• Your task:
From the line that contains "const int tq" through the line that contains "if constexpr (FS == 0)", output every line of the listing below exactly and leave out all the rest.

• Supplied material:
template <int H, int K, bool FAST, class T>
__global__ __launch_bounds__(TILE, 2) void loss_kernel(const LossArgs a) {
  extern __shared__ __attribute__((aligned(16))) float lds[];
  constexpr int HDR = hdr_floats(K);
  constexpr int SPL = Lanes<T>::N;
  constexpr int TS = TILE * SPL;
  using M = Math<FAST>;
  const int D = a.m.D;
  float* tab = lds;
  float* Nn = lds + HDR;
  float* U = Nn + D * TS;
  float* O = U + D * TS;
  float* V = O + D * TS;
  float* R = V + D * TS;
  for (int i = threadIdx.x; i < HDR; i += TILE) tab[i] = a.m.prep[i];
  const int col = SPL * threadIdx.x;
  const int kind = a.spec.kind;

  const int64_t tiles_per_slice = (a.B + TS - 1) / TS;
  const int64_t n_tiles = tiles_per_slice * a.n_slices;
  SliceSum ssum;
  for (int64_t tile = blockIdx.x; tile < n_tiles; tile += gridDim.x) {
    const int64_t slice = tile / tiles_per_slice;
    const int64_t tile_start = (tile - slice * tiles_per_slice) * TS;
    const int64_t i = tile_start + col;
    __syncthreads();
    if (a.pts)
      tile_load<float>(a.pts + slice * a.pts_slice_stride * D, Nn, D, a.div_magic, TS, tile_start, a.B);
    else
      tile_noise(a.seed, (uint64_t)(a.first_sample + slice * a.pts_slice_stride + tile_start) * (uint64_t)D, Nn, D,
                 a.div_magic, TS, a.B - tile_start);
    const float t = a.t[slice];
    __syncthreads();

    T acc = splat<T>(0.0f);
    const float dt = a.spec.dt;
    const bool kin = kind <= CNF_TERM_FLOW_MATCHING;
    const bool data = kind == CNF_TERM_NEG_LOGPROB || kind == CNF_TERM_DENSITY_L2_DATA;
    const int n_fwd = data ? 0 : (kind == CNF_TERM_KINETIC ? 2 : (kin ? 3 : 1));
    T fldj = splat<T>(0.0f);
    for (int p = 0; p < n_fwd; ++p) {
      const float c = !kin ? t : (p == 0 ? t - 0.5f * dt : (p == 1 ? t + 0.5f * dt : t));
      copy_cols<T>(U + col, Nn + col, D, TS);
      fldj = flow_pass<H, K, false, FAST, T>(a.m, tab, U, O, splat<T>(c));
      if (kin) {
        if (p == 0) copy_cols<T>(V + col, U + col, D, TS);
        else if (p == 1) {
          const float inv_dt = 1.0f / dt;
          for (int d = 0; d < D; ++d)
            lds_put(V + col, d, TS, (lds_get<T>(U + col, d, TS) - lds_get<T>(V + col, d, TS)) * inv_dt);
        } else copy_cols<T>(R + col, U + col, D, TS);
      }
    }
    if (kind == CNF_TERM_KINETIC) {
// ... 448 lines not shown
                  spl == 2 ? CNF_PATH_MLP2 : CNF_PATH_MLP1, gated, a.B);
  });
}

struct SlicePlan { int64_t tps, chunk; float* tables; };

static int slice_plan(CnfModel* m, hipStream_t stream, int64_t slice_len, int64_t n_slices, int64_t tile,
                      int sets_per_slice, SlicePlan* p) {
  const int64_t PWL_MAX_SLICES = 2048;
  p->tps = (slice_len + tile - 1) / tile;
  const int64_t total = n_slices * p->tps;
  if (total > (1 << 30)) return CNF_ERR_UNSUPPORTED;
  if (m->use_pwl == 1 && (total < 2 * (int64_t)m->num_cus || slice_len < 4 * tile)) return CNF_ERR_UNSUPPORTED;
  p->chunk = n_slices < PWL_MAX_SLICES ? n_slices : PWL_MAX_SLICES;
  int64_t sets = 0;
  pwl_workspace(m, stream, &p->tables, &sets);
  if (sets / sets_per_slice < p->chunk) p->chunk = sets / sets_per_slice;
  if (p->chunk < 1) return CNF_ERR_UNSUPPORTED;
  if (m->use_pwl == 1 && p->chunk < n_slices && p->chunk * p->tps < (int64_t)m->num_cus) return CNF_ERR_UNSUPPORTED;
  return CNF_OK;
}

constexpr int64_t PWL_LEAN_MIN_TABLES = 2048;
static void build_tables(CnfModel* m, hipStream_t stream, const float* c, float offset, int64_t ns, float* tables) {
  const int L = m->cfg.num_layers;
  const float* w = m->prep + cnf::hdr_floats(5);
  const bool lean = m->pwl_builder == 0 ? ns * L >= PWL_LEAN_MIN_TABLES : m->pwl_builder != 1;
  m->last_pwl_builder = lean ? 2 : 1;
  const dim3 grid((unsigned)(ns * L));
  if (!lean)
    hipLaunchKernelGGL(cnf::pwl_build_kernel, grid, dim3(512), 0, stream, w, m->per_layer, c, offset, L,
                       m->scd.sp_offset, tables);
  else
    hipLaunchKernelGGL(cnf::pwl_build_lean_kernel<64>, grid, dim3(64), 0, stream, w, m->per_layer, c, offset, L,
                       m->scd.sp_offset, tables);
}

typedef void (*PwlKernel)(const cnf::PwlArgs);

template <bool TO_BASE, bool PRECISE, bool SEEDED>
static PwlKernel flow_pwl_kernel_of(bool full, bool l2) {
  constexpr int ALL = cnf::PWL_NPIECE, WIN = cnf::PWL_LROWS;
  if (l2) return cnf::flow_pwl_kernel<5, TO_BASE, true, PRECISE, ALL, 2, SEEDED>;
  return full ? cnf::flow_pwl_kernel<5, TO_BASE, true, PRECISE, ALL, 0, SEEDED>
              : cnf::flow_pwl_kernel<5, TO_BASE, true, PRECISE, WIN, 0, SEEDED>;
}
static PwlKernel flow_pwl_kernel_of(bool to_base, bool precise, bool seeded, bool full, bool l2) {
  if (precise) return flow_pwl_kernel_of<true, true, false>(full, l2);
  if (to_base) return flow_pwl_kernel_of<true, false, false>(full, l2);
  return seeded ? flow_pwl_kernel_of<false, false, true>(full, l2) : flow_pwl_kernel_of<false, false, false>(full, l2);
}
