template <int NRES, bool RELU, bool TWO = true, bool LN = false, int FS = 0>
__global__ __launch_bounds__(512) void igemm_as_kernel(AsArgs g, IgemmEpi epi) {
    static_assert(!LN || TWO, "the LayerNorm needs whole rows in one workgroup");
    static_assert(FS == 0 || (LN && NRES >= 1), "the in-kernel FSMN block is res1 of the LayerNorm form");
    constexpr int KS = 16;
    extern __shared__ __attribute__((aligned(16))) float s_ln[];
    __shared__ float s_lng[LN ? 512 : 1], s_lnb[LN ? 512 : 1];
    __shared__ __attribute__((aligned(16))) char s_tile[KS * 1024];
    __shared__ int s_rowsum[4][32];
    __shared__ float s_scale[32];
    __shared__ int s_zp[32];
    __shared__ __attribute__((aligned(16))) int s_colsum[512];
    __shared__ __attribute__((aligned(16))) float s_ws[512];
    __shared__ __attribute__((aligned(16))) float s_bias[512];
    const int lane = threadIdx.x & 63, wave = __builtin_amdgcn_readfirstlane(threadIdx.x >> 6);
    const int hv = lane >> 5, l31 = lane & 31;
    const int t = blockIdx.x, n = g.n;
    const unsigned rows = g.rows, mu = (unsigned)epi.m;
    const int u = wave >> 2, kq = wave & 3, q4 = lane & 3, rsub = lane >> 2;
    const unsigned row_q = (unsigned)t * 32u + 16u * (unsigned)u + (unsigned)rsub;
    const unsigned rowc_q = row_q < rows ? row_q : rows - 1u;
    const unsigned first = (unsigned)t * 32u + 16u * (unsigned)u;
    const unsigned last = first + 15u < rows ? first + 15u : rows - 1u;
    const unsigned s_lo = (first < rows ? first : rows - 1u) / mu, s_hi = last / mu;
    float2 pw[2][4];
#pragma unroll
    for (int a = 0; a < 2; ++a) {
        const unsigned sl = s_lo + (unsigned)a < s_hi ? s_lo + (unsigned)a : s_hi;
        const float2* pp = reinterpret_cast<const float2*>(g.partial) + (size_t)sl * g.nblk;
#pragma unroll
        for (int j = 0; j < 4; ++j) {
            const int idx = lane + 64 * j;
            pw[a][j] = pp[idx < g.nblk ? idx : g.nblk - 1];
        }
    }
    float4 xv[8];
    {
        const float* src = g.x + (size_t)rowc_q * 512u + 128u * (unsigned)kq + 4u * (unsigned)q4;
#pragma unroll
        for (int c = 0; c < 8; ++c) xv[c] = *reinterpret_cast<const float4*>(src + 16 * c);
    }
    float fw[FS > 0 ? FS : 1], fbv = 0.0f;
    if constexpr (FS > 0) {
        const unsigned tile_base = (unsigned)(uintptr_t)(__attribute__((address_space(3))) float*)s_ln;
#pragma unroll
        for (int k2 = 0; k2 < (2 * (32 + FS - 1) + 7) / 8; ++k2) {
            const int it = wave + 8 * k2;
            if (it < 2 * (32 + FS - 1)) {
                const int wr = it >> 1, half = it & 1;
                int gr = (int)t * 32 - FS / 2 + wr;
                gr = gr < 0 ? 0 : (gr < (int)rows ? gr : (int)rows - 1);
                rs_dma16(g.fs_x + (size_t)gr * (unsigned)g.fs_pitch + 256 * half + 4 * lane,
                         __builtin_amdgcn_readfirstlane(tile_base + (unsigned)(wr * AS_LN_PITCH * 4 + 1024 * half)));
            }
        }
#pragma unroll
        for (int j = 0; j < FS; ++j) fw[j] = g.fs_w[threadIdx.x * FS + j];
        fbv = (g.fs_b ? g.fs_b : g.fs_w)[threadIdx.x];
    }
    const int ccol = (int)threadIdx.x < n ? (int)threadIdx.x : n - 1;
    const int csum = epi.col_sums[ccol];
    const float wsv = epi.wscale[epi.wscale_len <= 1 ? 0 : ccol];
    const float bv = (epi.bias ? epi.bias : epi.wscale)[epi.bias ? ccol : 0];
    float lgv = 0.0f, lbv = 0.0f;
    if constexpr (LN) lgv = g.ln_g[threadIdx.x], lbv = g.ln_b[threadIdx.x];
    __builtin_amdgcn_sched_barrier(0);
    const int ct0 = TWO ? 2 * wave : (int)blockIdx.y * g.tpw + wave, ct1 = 2 * wave + 1;
    const bool live0 = (TWO || wave < g.tpw) && ct0 < g.nct;
    v4i bf0[KS], bf1[TWO ? KS : 1];
    {
        const v4i* w0 = reinterpret_cast<const v4i*>(g.wf) + (size_t)(ct0 < g.nct ? ct0 : g.nct - 1) * KS * 64 + lane;
#pragma unroll
        for (int s = 0; s < KS; ++s) bf0[s] = w0[s * 64];
        if constexpr (TWO) {
            const v4i* w1 = reinterpret_cast<const v4i*>(g.wf) + (size_t)(ct1 < g.nct ? ct1 : g.nct - 1) * KS * 64 + lane;
#pragma unroll
            for (int s = 0; s < KS; ++s) bf1[s] = w1[s * 64];
        }
    }
    __builtin_amdgcn_sched_barrier(0);
    s_colsum[threadIdx.x] = csum;
    s_ws[threadIdx.x] = wsv;
    s_bias[threadIdx.x] = epi.bias ? bv : -0.0f;
    if constexpr (LN) s_lng[threadIdx.x] = lgv, s_lnb[threadIdx.x] = lbv;
    QParams q = {1.0f, 0.0f, 1.0f, 0};
    {
        const unsigned mine = rowc_q / mu;
        for (unsigned sl = s_lo; sl <= s_hi; ++sl) {
            float mn = 3.40282347e+38f, mx = -3.40282347e+38f;
            const float2* pp = reinterpret_cast<const float2*>(g.partial) + (size_t)sl * g.nblk;
            int i0 = 0;
            if (sl - s_lo < 2u) {
                const int a = (int)(sl - s_lo);
#pragma unroll
                for (int j = 0; j < 4; ++j) {
                    const float2 w = a == 0 ? pw[0][j] : pw[1][j];
                    mn = w.x < mn ? w.x : mn;
                    mx = w.y > mx ? w.y : mx;
                }
                i0 = 256;
            }
            for (; i0 < g.nblk; i0 += 256) {
                float2 w[4];
#pragma unroll
                for (int j = 0; j < 4; ++j) {
                    const int idx = i0 + lane + 64 * j;
                    w[j] = pp[idx < g.nblk ? idx : g.nblk - 1];
                }
#pragma unroll
                for (int j = 0; j < 4; ++j) {
                    mn = w[j].x < mn ? w[j].x : mn;
                    mx = w[j].y > mx ? w[j].y : mx;
                }
            }
            mn = wave_allreduce64(mn, [](float cur, float a) { return a < cur ? a : cur; });
            mx = wave_allreduce64(mx, [](float cur, float a) { return a > cur ? a : cur; });
            const QParams qs = make_qparams(mn, mx);
            if (mine == sl) q = qs;
            if (kq == 0 && q4 == 0 && row_q < rows && row_q == sl * mu && blockIdx.y == 0) g.prm[sl] = qs;
        }
    }
    {
        unsigned us = 0u;
#pragma unroll
        for (int c = 0; c < 8; ++c) {
            unsigned p = 0u;
            p = __builtin_amdgcn_cvt_pk_u8_f32(__builtin_fmaf(xv[c].x, q.inv_scale, q.zp), 0, p);
            p = __builtin_amdgcn_cvt_pk_u8_f32(__builtin_fmaf(xv[c].y, q.inv_scale, q.zp), 1, p);
            p = __builtin_amdgcn_cvt_pk_u8_f32(__builtin_fmaf(xv[c].z, q.inv_scale, q.zp), 2, p);
            p = __builtin_amdgcn_cvt_pk_u8_f32(__builtin_fmaf(xv[c].w, q.inv_scale, q.zp), 3, p);
            us = __builtin_amdgcn_sad_u8(p, 0u, us);
            *reinterpret_cast<unsigned*>(s_tile + (4 * kq + (c >> 1)) * 1024 + ((16 * u + rsub) + 32 * (c & 1)) * 16 + 4 * q4) = p ^ 0x80808080u;
        }
        us += (unsigned)__shfl_xor((int)us, 1);
        us += (unsigned)__shfl_xor((int)us, 2);
        if (q4 == 0) {
            s_rowsum[kq][16 * u + rsub] = (int)us - 128 * 128;
            if (kq == 0) {
                s_scale[16 * u + rsub] = q.scale;
                s_zp[16 * u + rsub] = q.zp_i;
            }
        }
    }
    __syncthreads();
    if constexpr (FS > 0) {
        const int ch = (int)threadIdx.x;
        constexpr int PL = FS / 2;
        float win[FS];
#pragma unroll
        for (int j = 0; j < FS - 1; ++j) win[j] = s_ln[j * AS_LN_PITCH + ch];
        const int T = (int)mu;
        int tt = (int)(((unsigned)t * 32u) % mu);
#pragma unroll
        for (int r = 0; r < 32; ++r) {
            win[FS - 1] = s_ln[(r + FS - 1) * AS_LN_PITCH + ch];
            float a = 0.0f;
            if (tt >= PL && tt + (FS - 1 - PL) < T) {
#pragma unroll
                for (int j = 0; j < FS; ++j) a = fmaf_(win[j], fw[j], a);
            } else {
#pragma unroll
                for (int j = 0; j < FS; ++j) {
                    const int tq = tt - PL + j;
                    const float f = fmaf_(win[j], fw[j], a);
                    a = (tq >= 0 && tq < T) ? f : a;
                }
            }
            if (g.fs_b) a = a + fbv;
            a = a + win[PL];
            s_ln[r * AS_LN_PITCH + ch] = a;
#pragma unroll
            for (int j = 0; j < FS - 1; ++j) win[j] = win[j + 1];
            tt = tt + 1 == T ? 0 : tt + 1;
        }
        __syncthreads();
    }
    if (!TWO && !live0) return;
    const unsigned row = (unsigned)t * 32u + (unsigned)l31;
    const bool rok = row < rows;
    const unsigned rowc = rok ? row : rows - 1u;
    const float ds = s_scale[l31];
    v16i acc0, acc1;
    {
        const int rowsum = s_rowsum[0][l31] + s_rowsum[1][l31] + s_rowsum[2][l31] + s_rowsum[3][l31];
        const int ca = 128 - s_zp[l31], cbz = 128 - epi.zp_b;
        const int rterm = cbz * rowsum + epi.k * ca * cbz;
#pragma unroll
        for (int gq = 0; gq < 4; ++gq) {
            const v4i c0 = *reinterpret_cast<const v4i*>(&s_colsum[(ct0 * 32 + 4 * hv + 8 * gq) & 511]);
#pragma unroll
            for (int e = 0; e < 4; ++e) acc0[4 * gq + e] = __mul24(ca, c0[e]) + rterm;
            if constexpr (TWO) {
                const v4i c1 = *reinterpret_cast<const v4i*>(&s_colsum[(ct1 * 32 + 4 * hv + 8 * gq) & 511]);
#pragma unroll
                for (int e = 0; e < 4; ++e) acc1[4 * gq + e] = __mul24(ca, c1[e]) + rterm;
            }
        }
    }
    float4 ra1[NRES > 0 ? 4 : 1], ra2[NRES > 1 ? 4 : 1], rb1[NRES > 0 ? 4 : 1], rb2[NRES > 1 ? 4 : 1];
    if (NRES > 0) {
#pragma unroll
        for (int gq = 0; gq < 4; ++gq) {
            const int c0 = ct0 * 32 + 4 * hv + 8 * gq, c1 = ct1 * 32 + 4 * hv + 8 * gq;
            const unsigned at0 = rowc * (unsigned)n + (unsigned)(c0 < n ? c0 : n - 4), at1 = rowc * (unsigned)n + (unsigned)(c1 < n ? c1 : n - 4);
            if constexpr (FS == 0) {
                ra1[gq] = *reinterpret_cast<const float4*>(epi.res1 + at0);
                if (TWO) rb1[gq] = *reinterpret_cast<const float4*>(epi.res1 + at1);
            }
            if (NRES > 1) {
                ra2[gq] = *reinterpret_cast<const float4*>(epi.res2 + at0);
                if (TWO) rb2[gq] = *reinterpret_cast<const float4*>(epi.res2 + at1);
            }
        }
        __builtin_amdgcn_sched_barrier(0);
    }
    {
        const v4i* ap = reinterpret_cast<const v4i*>(s_tile) + lane;
#pragma unroll
        for (int s = 0; s < KS; ++s) {
            const v4i a = ap[s * 64];
            acc0 = __builtin_amdgcn_mfma_i32_32x32x32_i8(bf0[s], a, acc0, 0, 0, 0);
            if constexpr (TWO) acc1 = __builtin_amdgcn_mfma_i32_32x32x32_i8(bf1[s], a, acc1, 0, 0, 0);
        }
    }
    const auto out_rsrc = __builtin_amdgcn_make_buffer_rsrc((void*)epi.out, 0, (int)(rows * (unsigned)n * 4u), 0x00020000);
    auto finish = [&](const v16i& acc, int ct, const float4 (&res1)[NRES > 0 ? 4 : 1], const float4 (&res2)[NRES > 1 ? 4 : 1]) {
        const unsigned obase = rowc * (unsigned)n + (unsigned)(ct * 32 + 4 * hv);
        float smn = 3.40282347e+38f, smx = -3.40282347e+38f;
#pragma unroll
        for (int gq = 0; gq < 4; ++gq) {
            const int cl = (ct * 32 + 4 * hv + 8 * gq) & 511;
            const float4 ws = *reinterpret_cast<const float4*>(&s_ws[cl]);
            const float4 bs = *reinterpret_cast<const float4*>(&s_bias[cl]);
            auto val = [&](int total, float w, float b) {
                float vf = (float)total;
                vf = vf * (ds * w);
                vf = vf + b;
                if (RELU) vf = relu0(vf);
                return vf;
            };
            float4 o;
            o.x = val(acc[4 * gq + 0], ws.x, bs.x);
            o.y = val(acc[4 * gq + 1], ws.y, bs.y);
            o.z = val(acc[4 * gq + 2], ws.z, bs.z);
            o.w = val(acc[4 * gq + 3], ws.w, bs.w);
            if (NRES > 0) {
                float4 r1;
                if constexpr (FS > 0) r1 = *reinterpret_cast<const float4*>(&s_ln[l31 * AS_LN_PITCH + ct * 32 + 4 * hv + 8 * gq]);
                else r1 = res1[gq];
                o.x = o.x + r1.x, o.y = o.y + r1.y, o.z = o.z + r1.z, o.w = o.w + r1.w;
                if (NRES > 1) o.x = o.x + res2[gq].x, o.y = o.y + res2[gq].y, o.z = o.z + res2[gq].z, o.w = o.w + res2[gq].w;
            }
            const bool cok = ct * 32 + 4 * hv + 8 * gq < n;
            const v4u bits = {__float_as_uint(o.x), __float_as_uint(o.y), __float_as_uint(o.z), __float_as_uint(o.w)};
            __builtin_amdgcn_raw_buffer_store_b128(bits, out_rsrc, rok && cok ? (obase + 8u * gq) * 4u : 0xffffffffu, 0, 0);
            if constexpr (LN) *reinterpret_cast<float4*>(&s_ln[l31 * AS_LN_PITCH + ct * 32 + 4 * hv + 8 * gq]) = o;
            if (rok && cok) {
                smn = fminf(smn, fminf(fminf(o.x, o.y), fminf(o.z, o.w)));
                smx = fmaxf(smx, fmaxf(fmaxf(o.x, o.y), fmaxf(o.z, o.w)));
            }
        }
        if (epi.blockstat && ct < g.nct) {
            smn = wave_allreduce64(smn, [](float cur, float x) { return x < cur ? x : cur; });
            smx = wave_allreduce64(smx, [](float cur, float x) { return x > cur ? x : cur; });
            if (lane == 0) {
                float* so = epi.blockstat + ((size_t)t * g.nct + ct) * 2;
                so[0] = smn;
                so[1] = smx;
            }
        }
    };
    finish(acc0, ct0, ra1, ra2);
    if constexpr (TWO) finish(acc1, ct1, rb1, rb2);
    if constexpr (LN) {
        __syncthreads();
        as_ln_rows(s_ln, s_lng, s_lnb, (unsigned)t, wave, hv, l31, rows, g.ln_eps, g.ln_out, g.ln_rowstat);
    }
}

• Answer to the problem:
                    const int tq = tt - PL + j;
                    const float f = fmaf_(win[j], fw[j], a);
                    a = (tq >= 0 && tq < T) ? f : a;
                }
            }
            if (g.fs_b) a = a + fbv;
            a = a + win[PL];
            s_ln[r * AS_LN_PITCH + ch] = a;
#pragma unroll
            for (int j = 0; j < FS - 1; ++j) win[j] = win[j + 1];
            tt = tt + 1 == T ? 0 : tt + 1;
        }
        __syncthreads();
    }
    if (!TWO && !live0) return;
    const unsigned row = (unsigned)t * 32u + (unsigned)l31;
    const bool rok = row < rows;
    const unsigned rowc = rok ? row : rows - 1u;
    const float ds = s_scale[l31];
    v16i acc0, acc1;
    {
        const int rowsum = s_rowsum[0][l31] + s_rowsum[1][l31] + s_rowsum[2][l31] + s_rowsum[3][l31];
        const int ca = 128 - s_zp[l31], cbz = 128 - epi.zp_b;
        const int rterm = cbz * rowsum + epi.k * ca * cbz;
#pragma unroll
        for (int gq = 0; gq < 4; ++gq) {
            const v4i c0 = *reinterpret_cast<const v4i*>(&s_colsum[(ct0 * 32 + 4 * hv + 8 * gq) & 511]);
#pragma unroll
            for (int e = 0; e < 4; ++e) acc0[4 * gq + e] = __mul24(ca, c0[e]) + rterm;
            if constexpr (TWO) {
                const v4i c1 = *reinterpret_cast<const v4i*>(&s_colsum[(ct1 * 32 + 4 * hv + 8 * gq) & 511]);
#pragma unroll
                for (int e = 0; e < 4; ++e) acc1[4 * gq + e] = __mul24(ca, c1[e]) + rterm;
            }
        }
    }
    float4 ra1[NRES > 0 ? 4 : 1], ra2[NRES > 1 ? 4 : 1], rb1[NRES > 0 ? 4 : 1], rb2[NRES > 1 ? 4 : 1];
    if (NRES > 0) {
#pragma unroll
        for (int gq = 0; gq < 4; ++gq) {
            const int c0 = ct0 * 32 + 4 * hv + 8 * gq, c1 = ct1 * 32 + 4 * hv + 8 * gq;
            const unsigned at0 = rowc * (unsigned)n + (unsigned)(c0 < n ? c0 : n - 4), at1 = rowc * (unsigned)n + (unsigned)(c1 < n ? c1 : n - 4);
            if constexpr (FS == 0) {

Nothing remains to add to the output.